Information START
template <typename H>
__global__ __launch_bounds__(512, 1) void depth_head_conv0_kernel(HeadC0P p) {
  extern __shared__ __attribute__((aligned(16))) unsigned char smem[];
  unsigned char* sT = smem + HC_OFF_T;
  unsigned char* sU = smem + HC_OFF_U;
  float* sK = reinterpret_cast<float*>(smem + HC_OFF_K);
  const int tid = threadIdx.x;
  const int lane = tid & 63;
  const int wave = __builtin_amdgcn_readfirstlane(tid >> 6);
  const int fr = lane & 15, fq = lane >> 4;
  const int rsub = lane >> 3;
  const int lc = (lane & 7) ^ rsub;
  int bid = xcd_remap(blockIdx.x, gridDim.x);
  const int x0 = (bid % p.tiles_x) * 16; bid /= p.tiles_x;
  const int y0 = (bid % p.tiles_y) * 16;
  const int b = bid / p.tiles_y;

  const int live = (p.probe & 1) ? 0 : 1;
  const auto rs_t = __builtin_amdgcn_make_buffer_rsrc((void*)p.t, 0, (int)((unsigned)p.B * (unsigned)p.HW * (unsigned)p.t_ld * 2u) * live, 0x00020000);
  const auto rs_w0 = __builtin_amdgcn_make_buffer_rsrc((void*)p.w0, 0, HC_C * HC_K0 * 2 * live, 0x00020000);
  const auto rs_w3 = __builtin_amdgcn_make_buffer_rsrc((void*)p.w3, 0, HC_C * HC_K3 * 2 * live, 0x00020000);
  const auto rs_o = __builtin_amdgcn_make_buffer_rsrc((void*)p.wout, 0, HC_NB * HC_C * 2 * live, 0x00020000);

  auto issue_w0 = [&](int ks, int buf) {
#pragma unroll
    for (int i = 0; i < 2; ++i) {
      const int g = i * 8 + wave;
      const unsigned v = (ks * 8 + lc) * 8 < HC_K0 ? (unsigned)(g * 8 + rsub) * (unsigned)(HC_K0 * 2) + (unsigned)lc * 16u : HC_OOB;
      __builtin_amdgcn_raw_ptr_buffer_load_lds(rs_w0, (lds_ptr_t)(smem + buf * HC_WSTAGE + g * 1024), 16, (int)v, ks * 128, 0, 0);
    }
  };
  auto issue_w3 = [&](int ks, int buf) {
#pragma unroll
    for (int i = 0; i < 2; ++i) {
      const int g = i * 8 + wave;
      const unsigned v = (unsigned)(g * 8 + rsub) * (unsigned)(HC_K3 * 2) + (unsigned)lc * 16u;
      __builtin_amdgcn_raw_ptr_buffer_load_lds(rs_w3, (lds_ptr_t)(smem + buf * HC_WSTAGE + g * 1024), 16, (int)v, ks * 128, 0, 0);
    }
  };
  auto issue_wout = [&](int half, int off) {
#pragma unroll
    for (int q = 0; q < 4; ++q) {
      const int g = q * 8 + wave;
      const unsigned v = (unsigned)(g * 8 + rsub) * (unsigned)(HC_C * 2) + (unsigned)lc * 16u;
      __builtin_amdgcn_raw_ptr_buffer_load_lds(rs_o, (lds_ptr_t)(smem + off + g * 1024), 16, (int)v, half * 128, 0, 0);
    }
  };

  issue_w0(0, 0);

  {
    u32x4 v[4];
    int dst[4];
#pragma unroll
    for (int n = 0; n < 4; ++n) {
      const int i = tid + n * 512;
      const int px = i >> 2, ch = i & 3;
      const int hy = px / HC_TW, hx = px - hy * HC_TW;
      const int y = y0 - 2 + hy, x = x0 - 2 + hx;
      const bool ok = px < HC_TPIX && (unsigned)y < (unsigned)p.H && (unsigned)x < (unsigned)p.W;
      const unsigned off = ok ? (unsigned)((b * p.H + y) * p.W + x) * (unsigned)p.t_ld * 2u + (unsigned)ch * 16u : HC_OOB;
      v[n] = __builtin_amdgcn_raw_buffer_load_b128(rs_t, (int)off, 0, 0);
      dst[n] = px < HC_TPIX ? px * HC_TP + ch * 16 : -1;
    }
    if (tid < 256) {
      sK[tid] = p.bias_out[tid];
      sK[512 + tid] = p.centers[(long long)b * HC_NB + tid];
    } else if (tid < 384) {
      const int u = tid - 256;
      sK[256 + u] = p.scale3 ? p.scale3[u] : 1.f;
      sK[768 + u] = p.scale0 ? p.scale0[u] : 1.f;
    } else {
      const int u = tid - 384;
      sK[384 + u] = p.shift3 ? p.shift3[u] : 0.f;
      sK[896 + u] = p.shift0 ? p.shift0[u] : 0.f;
    }
#pragma unroll
    for (int n = 0; n < 4; ++n)
      if (dst[n] >= 0) *reinterpret_cast<u32x4*>(sT + dst[n]) = v[n];
  }

  {
    const int ng = wave + 16 < HC_UGROUPS ? 3 : 2;
    int tb[3];
#pragma unroll
    for (int g = 0; g < 3; ++g) {
      const int q = min((wave + 8 * g) * 16 + fr, HC_UPIX - 1);
      const int hy = q / HC_UW, hx = q - hy * HC_UW;
      tb[g] = (hy * HC_TW + hx) * HC_TP + fq * 16;
    }
    f32x4 acc0[3][8];
#pragma unroll
    for (int g = 0; g < 3; ++g)
#pragma unroll
      for (int i = 0; i < 8; ++i) acc0[g][i] = f32x4{0.f, 0.f, 0.f, 0.f};
#pragma unroll
    for (int ks = 0; ks < 5; ++ks) {
      hc_handover();
      if (ks < 4) issue_w0(ks + 1, (ks + 1) & 1);
      else issue_w3(0, 1);
      const unsigned char* cW = smem + (ks & 1) * HC_WSTAGE;
#pragma unroll
      for (int s = 0; s < 2; ++s) {
        const int tap = 2 * ks + s;
        if (tap >= 9) break;
        const int pc = ((s * 4 + fq) ^ (fr & 7)) * 16;
        const int toff = ((tap / 3) * HC_TW + tap % 3) * HC_TP;
        s16x8 wf[8], xf[3];
#pragma unroll
        for (int i = 0; i < 8; ++i) wf[i] = *reinterpret_cast<const s16x8*>(cW + (i * 16 + fr) * 128 + pc);
#pragma unroll
        for (int g = 0; g < 3; ++g)
          if (g < ng) xf[g] = *reinterpret_cast<const s16x8*>(sT + tb[g] + toff);
#pragma unroll
        for (int g = 0; g < 3; ++g)
          if (g < ng) {
#pragma unroll
            for (int i = 0; i < 8; ++i) acc0[g][i] = mfma16<H>(wf[i], xf[g], acc0[g][i]);
          }
      }
    }
#pragma unroll
    for (int g = 0; g < 3; ++g) {
      if (g >= ng) continue;
      const int q = (wave + 8 * g) * 16 + fr;
      const int hy = q / HC_UW, hx = q - hy * HC_UW;
      const int y = y0 - 1 + hy, x = x0 - 1 + hx;
      const bool inside = (unsigned)y < (unsigned)p.H && (unsigned)x < (unsigned)p.W;
#pragma unroll
      for (int i = 0; i < 8; ++i) {
        const int ch = i * 16 + fq * 4;
        float sc[4], sh[4], yv[4];
        Vec<float>::load(sK + 768 + ch, sc);
        Vec<float>::load(sK + 896 + ch, sh);
#pragma unroll
        for (int r = 0; r < 4; ++r) yv[r] = acc0[g][i][r] * sc[r] + sh[r];
        uint2 pk;
        pk.x = inside ? pack2<H>(yv[0], yv[1]) : 0u;
        pk.y = inside ? pack2<H>(yv[2], yv[3]) : 0u;
        if (q < HC_UPIX) *reinterpret_cast<uint2*>(sU + q * HC_UP + ch * 2) = pk;
      }
    }
  }
  if (p.probe & 8) {
    asm volatile("s_waitcnt vmcnt(0) lgkmcnt(0)" ::: "memory");
    return;
  }

  f32x4 acc1[8][2];
#pragma unroll
  for (int i = 0; i < 8; ++i)
#pragma unroll
    for (int j = 0; j < 2; ++j) acc1[i][j] = f32x4{0.f, 0.f, 0.f, 0.f};
  const unsigned char* urow = sU + ((2 * wave) * HC_UW + fr) * HC_UP + fq * 16;
  for (int ks = 0; ks < HC_STEPS; ++ks) {
    hc_handover();
    if (ks == 0) issue_wout(0, HC_OFF_T);
    if (ks + 1 < HC_STEPS) issue_w3(ks + 1, ks & 1);
    const int tap = ks >> 1;
    const int dy = tap / 3, dx = tap - dy * 3;
    const unsigned char* cP = urow + (dy * HC_UW + dx) * HC_UP + (ks & 1) * 128;
    const unsigned char* cW = smem + ((ks + 1) & 1) * HC_WSTAGE;
#pragma unroll
    for (int s = 0; s < 2; ++s) {
      const int pc = ((s * 4 + fq) ^ (fr & 7)) * 16;
      s16x8 wf[8], pf[2];
#pragma unroll
      for (int j = 0; j < 2; ++j) pf[j] = *reinterpret_cast<const s16x8*>(cP + j * (HC_UW * HC_UP) + s * 64);
#pragma unroll
      for (int i = 0; i < 8; ++i) wf[i] = *reinterpret_cast<const s16x8*>(cW + (i * 16 + fr) * 128 + pc);
#pragma unroll
      for (int i = 0; i < 8; ++i)
#pragma unroll
        for (int j = 0; j < 2; ++j) acc1[i][j] = mfma16<H>(wf[i], pf[j], acc1[i][j]);
    }
  }
  hc_handover();
  issue_wout(1, 0);
  if (p.probe & 2) {
    asm volatile("s_waitcnt vmcnt(0)" ::: "memory");
    if (tid == 0 && acc1[0][0][0] == 123.456f) p.pred[0] = acc1[7][1][3];
    return;
  }

  s16x8 bh[4][2];
#pragma unroll
  for (int kb = 0; kb < 4; ++kb) {
    float sc[2][4], sh[2][4];
#pragma unroll
    for (int u = 0; u < 2; ++u) {
      const int ch = (2 * kb + u) * 16 + fq * 4;
      Vec<float>::load(sK + 256 + ch, sc[u]);
      Vec<float>::load(sK + 384 + ch, sh[u]);
    }
#pragma unroll
    for (int j = 0; j < 2; ++j) {
      float v[8];
#pragma unroll
      for (int u = 0; u < 2; ++u)
#pragma unroll
        for (int r = 0; r < 4; ++r) v[u * 4 + r] = acc1[2 * kb + u][j][r] * sc[u][r] + sh[u][r];
      uint32_t hi[4];
#pragma unroll
      for (int e = 0; e < 4; ++e) {
        const H h0 = from_f32<H>(v[2 * e]), h1 = from_f32<H>(v[2 * e + 1]);
        hi[e] = (uint32_t)to_bits<H>(h0) | ((uint32_t)to_bits<H>(h1) << 16);
      }
      bh[kb][j] = __builtin_bit_cast(s16x8, u32x4{hi[0], hi[1], hi[2], hi[3]});
    }
  }

  __builtin_amdgcn_sched_barrier(0);

  f32x4 acc2[16][2];
#pragma unroll
  for (int ti = 0; ti < 16; ++ti) {
    float b4[4];
    Vec<float>::load(sK + ti * 16 + fq * 4, b4);
#pragma unroll
    for (int j = 0; j < 2; ++j) acc2[ti][j] = f32x4{b4[0], b4[1], b4[2], b4[3]};
  }
  auto gemm2_half = [&](int half, const unsigned char* base) {
#pragma unroll
    for (int kl = 0; kl < 2; ++kl) {
      const int kb = half * 2 + kl;
      const int pc = ((kl * 4 + fq) ^ (fr & 7)) * 16;
#pragma unroll
      for (int ti = 0; ti < 16; ++ti) {
        const s16x8 af = *reinterpret_cast<const s16x8*>(base + (ti * 16 + fr) * 128 + pc);
#pragma unroll
        for (int j = 0; j < 2; ++j) acc2[ti][j] = mfma16<H>(af, bh[kb][j], acc2[ti][j]);
      }
    }
  };
  gemm2_half(0, smem + HC_OFF_T);
  hc_handover();
  gemm2_half(1, smem);
  if (p.probe & 4) {
    if (tid == 0 && acc2[0][0][0] == 123.456f) p.pred[0] = acc2[15][1][3];
    return;
  }
  __syncthreads();

  H* sP = reinterpret_cast<H*>(smem);
  H* prob = reinterpret_cast<H*>(p.prob);
#pragma unroll
  for (int j = 0; j < 2; ++j) {
    const int pl = wave * 32 + j * 16 + fr;
    float mx = -3.0e38f;
#pragma unroll
    for (int ti = 0; ti < 16; ++ti)
#pragma unroll
      for (int r = 0; r < 4; ++r) mx = fmaxf(mx, acc2[ti][j][r]);
    mx = fmaxf(mx, __shfl_xor(mx, 16, 64));
    mx = fmaxf(mx, __shfl_xor(mx, 32, 64));
    float s = 0.f;
#pragma unroll
    for (int ti = 0; ti < 16; ++ti)
#pragma unroll
      for (int r = 0; r < 4; ++r) {
        const float d = acc2[ti][j][r] - mx;
        const float e = __expf(d);
        acc2[ti][j][r] = e;
        s += e;
      }
    s += __shfl_xor(s, 16, 64);
    s += __shfl_xor(s, 32, 64);
    const float inv = 1.f / s;
    float dot = 0.f;
#pragma unroll
    for (int ti = 0; ti < 16; ++ti) {
      float cen[4];
      Vec<float>::load(sK + 512 + ti * 16 + fq * 4, cen);
#pragma unroll
      for (int r = 0; r < 4; ++r) {
        const float pr = acc2[ti][j][r] * inv;
        dot = fmaf(pr, cen[r], dot);
        if (prob) sP[(ti * 16 + fq * 4 + r) * HC_PPITCH + pl] = from_f32<H>(pr);
      }
    }
    dot += __shfl_xor(dot, 16, 64);
    dot += __shfl_xor(dot, 32, 64);
    if (fq == 0) p.pred[(long long)b * p.HW + (y0 + 2 * wave + j) * p.W + x0 + fr] = dot;
  }
  if (!prob) return;
  __syncthreads();
#pragma unroll 4
  for (int q = tid; q < HC_NB * 32; q += 512) {
    const int n = q >> 5, c = q & 31;
    const int row = c >> 1, half = c & 1;
    *reinterpret_cast<u32x4*>(prob + ((long long)b * HC_NB + n) * p.HW + (y0 + row) * p.W + x0 + half * 8) =
        *reinterpret_cast<const u32x4*>(sP + n * HC_PPITCH + row * 16 + half * 8);
  }
}

}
Information END
▶ Problem description: Search the data for the word "char" and copy each line where it appears.

▶ Task answer:
  extern __shared__ __attribute__((aligned(16))) unsigned char smem[];
  unsigned char* sT = smem + HC_OFF_T;
  unsigned char* sU = smem + HC_OFF_U;
      const unsigned char* cW = smem + (ks & 1) * HC_WSTAGE;
  const unsigned char* urow = sU + ((2 * wave) * HC_UW + fr) * HC_UP + fq * 16;
    const unsigned char* cP = urow + (dy * HC_UW + dx) * HC_UP + (ks & 1) * 128;
    const unsigned char* cW = smem + ((ks + 1) & 1) * HC_WSTAGE;
  auto gemm2_half = [&](int half, const unsigned char* base) {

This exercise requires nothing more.